Ich bin Mirena seit über einem halben Jahr los, und es ist, als wäre dieses halbe Jahr tatsächlich eine Art magische Grenze, seit Anfang November bin ich nun erstmalig über 4 Wochen am Stück stabil. Fast wieder wie vor Mirena, auch wenn ich nun natürlich noch vorsichtig bin mit weiteren Prognosen.
Was ich damit sagen will ist, es WIRD besser, nicht immer kontinuierlich, nicht ohne Rückschläge und gelegentliche Momente/Tage der Resignation, aber doch WIRD es besser!

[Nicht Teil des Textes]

#define GS_CAP 9216
__global__ void __launch_bounds__(128, 4) k_gn_solve(const __grid_constant__ DsmDev d)
{
    pdl_enter();
    __shared__ __align__(16) float pts[GS_CAP];
    __shared__ float4 s_theta[128];
    __shared__ int s_queue[128], s_gn[128], s_poff[128], s_nq, s_used;
    const int b = d.frame0 + blockIdx.y;
    const int tid = threadIdx.x, lane = tid & 31, warp = tid >> 5;
    const int s = blockIdx.x * 128 + tid;
    const size_t so = (size_t)b * d.S;
    const size_t hs = (size_t)d.S;
    if (tid == 0) s_nq = 0, s_used = 0;
    __syncthreads();
    if (s < d.S)
    {
        const float4 sd = d.seed[so + s];
        const float4 P0 = d.pfsum[(so + s) * 2], P1 = d.pfsum[(so + s) * 2 + 1];
        const int n = __float_as_int(P1.w);
        if (n <= 0)
        {
            float4 *pl = d.plane + (so + s) * 3;
            pl[0] = make_float4(0.f, 0.f, 0.f, 0.f);
            pl[1] = make_float4(0.f, 0.f, 0.f, sd.w);
            pl[2] = make_float4(0.f, sd.z, sd.x, sd.y);
        }
        else
        {
            const float len0 = sqrtf(P0.x * P0.x + P0.y * P0.y + P0.z * P0.z);
            float nx = P0.x / len0, ny = P0.y / len0, nz = P0.z / len0, nb = 0.f;
            const double *hr = d.hrec + (size_t)b * HREC * d.S + s;
            double hh0[10], jo[4] = {0, 0, 0, 0};
#pragma unroll
            for (int i = 0; i < 9; i++) hh0[i] = hr[i * hs];
            hh0[9] = 2.0 * (double)n;
            if (hr[18 * hs] != 0.0)
            {
#pragma unroll
                for (int i = 0; i < 10; i++) hh0[i] -= hr[(9 + i) * hs];
#pragma unroll
                for (int i = 0; i < 4; i++) jo[i] = hr[(19 + i) * hs];
            }
            const double pk = hr[23 * hs];
            const float margin = __int_as_float(__double2loint(pk));
            const float qmax = sqrtf(__int_as_float(__double2hiint(pk)));
            float moved = 0.f;
            int gn = 0;
            for (; gn < 5; gn++)
            {
                if (gn > 0 && !(moved + 2e-3f < margin)) break;
                moved += gn_step(hh0, jo, qmax, nx, ny, nz, nb);
            }
            if (gn == 5)
                finish_plane(d, so + s, sd, P0, P1, nx, ny, nz, nb);
            else
            {
                const int q = atomicAdd(&s_nq, 1);
                const int len4 = (n + 3) & ~3;
                const int off = atomicAdd(&s_used, 3 * len4);
                s_queue[q] = tid;
                s_gn[tid] = gn;
                s_poff[tid] = (off + 3 * len4 <= GS_CAP) ? off : -1;
                s_theta[tid] = make_float4(nx, ny, nz, nb);
            }
        }
    }
    __syncthreads();
    const int nq = s_nq;
    if (nq == 0) return;
    for (int q = warp; q < nq; q += 4)
    {
        const int t2 = s_queue[q], off = s_poff[t2];
        if (off < 0) continue;
        const size_t o2 = so + blockIdx.x * 128 + t2;
        const int n2 = __float_as_int(d.pfsum[o2 * 2 + 1].w), l4 = ((n2 + 3) & ~3) >> 2;
        const float4 *src = reinterpret_cast<const float4 *>(d.qlist + o2 * (3 * PL_STRIDE));
        float4 *dst = reinterpret_cast<float4 *>(pts + off);
        for (int pln = 0; pln < 3; pln++)
            for (int j4 = lane; j4 < l4; j4 += 32) __pipeline_memcpy_async(dst + pln * l4 + j4, src + pln * (PL_STRIDE / 4) + j4, 16);
    }
    __pipeline_commit();
    __pipeline_wait_prior(0);
    __syncthreads();
    for (int q = tid; q < nq; q += 128)
    {
        const int t2 = s_queue[q];
        const size_t o2 = so + blockIdx.x * 128 + t2;
        const float4 sd = d.seed[o2];
        const float4 P0 = d.pfsum[o2 * 2], P1 = d.pfsum[o2 * 2 + 1];
        const int n = __float_as_int(P1.w), l4 = ((n + 3) & ~3) >> 2;
        const double *hr = d.hrec + (size_t)b * HREC * d.S + (blockIdx.x * 128 + t2);
        const float qmax = sqrtf(__int_as_float(__double2hiint(hr[23 * hs])));
        const float4 th = s_theta[t2];
        float nx = th.x, ny = th.y, nz = th.z, nb = th.w;
        const int off = s_poff[t2];
        const float4 *qx = off >= 0 ? reinterpret_cast<const float4 *>(pts + off) : reinterpret_cast<const float4 *>(d.qlist + o2 * (3 * PL_STRIDE));
        const int pstride = off >= 0 ? l4 : PL_STRIDE / 4;
        float margin = 0.f, moved = 0.f;
        double hh0[10], jo[4];
        for (int gn = s_gn[t2]; gn < 5; gn++)
        {
            if (!(moved + 2e-3f < margin))
            {
#pragma unroll
                for (int i = 0; i < 9; i++) hh0[i] = hr[i * hs];
                hh0[9] = 2.0 * (double)n;
#pragma unroll
                for (int i = 0; i < 4; i++) jo[i] = 0.0;
                float mg = __int_as_float(0x7f800000);
                bool rnan = false;
                auto point = [&](float ax, float ay, float az)
                {
                    const float r = ax * nx + ay * ny + az * nz + nb;
                    rnan |= !(r == r);
                    mg = fminf(mg, fabsf(fabsf(r) - d.huber_hi));
                    if (!(r < d.huber_hi && r > -d.huber_hi))
                    {
                        hh0[0] -= (double)(2 * ax * ax), hh0[1] -= (double)(2 * ax * ay), hh0[2] -= (double)(2 * ax * az), hh0[3] -= (double)(2 * ax);
                        hh0[4] -= (double)(2 * ay * ay), hh0[5] -= (double)(2 * ay * az), hh0[6] -= (double)(2 * ay);
                        hh0[7] -= (double)(2 * az * az), hh0[8] -= (double)(2 * az), hh0[9] -= 2;
                        if (r >= d.huber_hi)
                        {
                            jo[0] += d.huber * (double)ax, jo[1] += d.huber * (double)ay;
                            jo[2] += d.huber * (double)az, jo[3] += d.huber;
                        }
                        else if (r <= -d.huber_hi)
                        {
                            jo[0] += -1 * d.huber * (double)ax, jo[1] += -1 * d.huber * (double)ay;
                            jo[2] += -1 * d.huber * (double)az, jo[3] += -1 * d.huber;
                        }
                    }
                };
                int k = 0;
                for (; k + 4 <= n; k += 4)
                {
                    const float4 a = qx[k >> 2], bb = qx[pstride + (k >> 2)], c = qx[2 * pstride + (k >> 2)];
                    point(a.x, bb.x, c.x);
                    point(a.y, bb.y, c.y);
                    point(a.z, bb.z, c.z);
                    point(a.w, bb.w, c.w);
                }
                if (k < n)
                {
                    const float4 a = qx[k >> 2], bb = qx[pstride + (k >> 2)], c = qx[2 * pstride + (k >> 2)];
                    point(a.x, bb.x, c.x);
                    if (k + 1 < n) point(a.y, bb.y, c.y);
                    if (k + 2 < n) point(a.z, bb.z, c.z);
                }
                margin = rnan ? __int_as_float(0x7fc00000) : mg;
                moved = 0.f;
            }
            moved += gn_step(hh0, jo, qmax, nx, ny, nz, nb);
        }
        finish_plane(d, o2, sd, P0, P1, nx, ny, nz, nb);
    }
}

Bitte bitte halte durch! Führe Tagebuch über deine Gedanken und Symptome, das hilft dir, in ein paar Wochen zurückzuschauen und deine Fortschritte geschrieben zu sehen. Bleib im Gespräch mit anderen, mit uns, mit deinem Mann, gönn dir diese Zeiten und lass die Tränen fließen, die gehören halt auch dazu. Sie werden mit der Zeit weniger, ich weine mittlerweile nur noch in der Erinnerung daran und wie knapp es war. Ich führe dieses Tagebuch übrigens auch und trage jeden Tag die Stimmung ein, Symptome, besondere Belastungen, welche Vitamine/Mineralien ich zu mir genommen habe und relevante Zyklusinformationen. Und ich kann daraus ersehen, dass nicht nur die psychischen, sondern auch die körperlichen Symptome viel seltener auftreten und das meist zu ganz bestimmten Zeiten. Es gibt mir eine Art Kontrolle darüber, was mit mir passiert.
Es ist nicht fair, was da mit uns gemacht worden ist, aber keine von uns gibt Mirena die Macht, sie kaputt zu machen! Deshalb sind wir alle hier und kämpfen, jeden Tag. Du bist nicht alleine!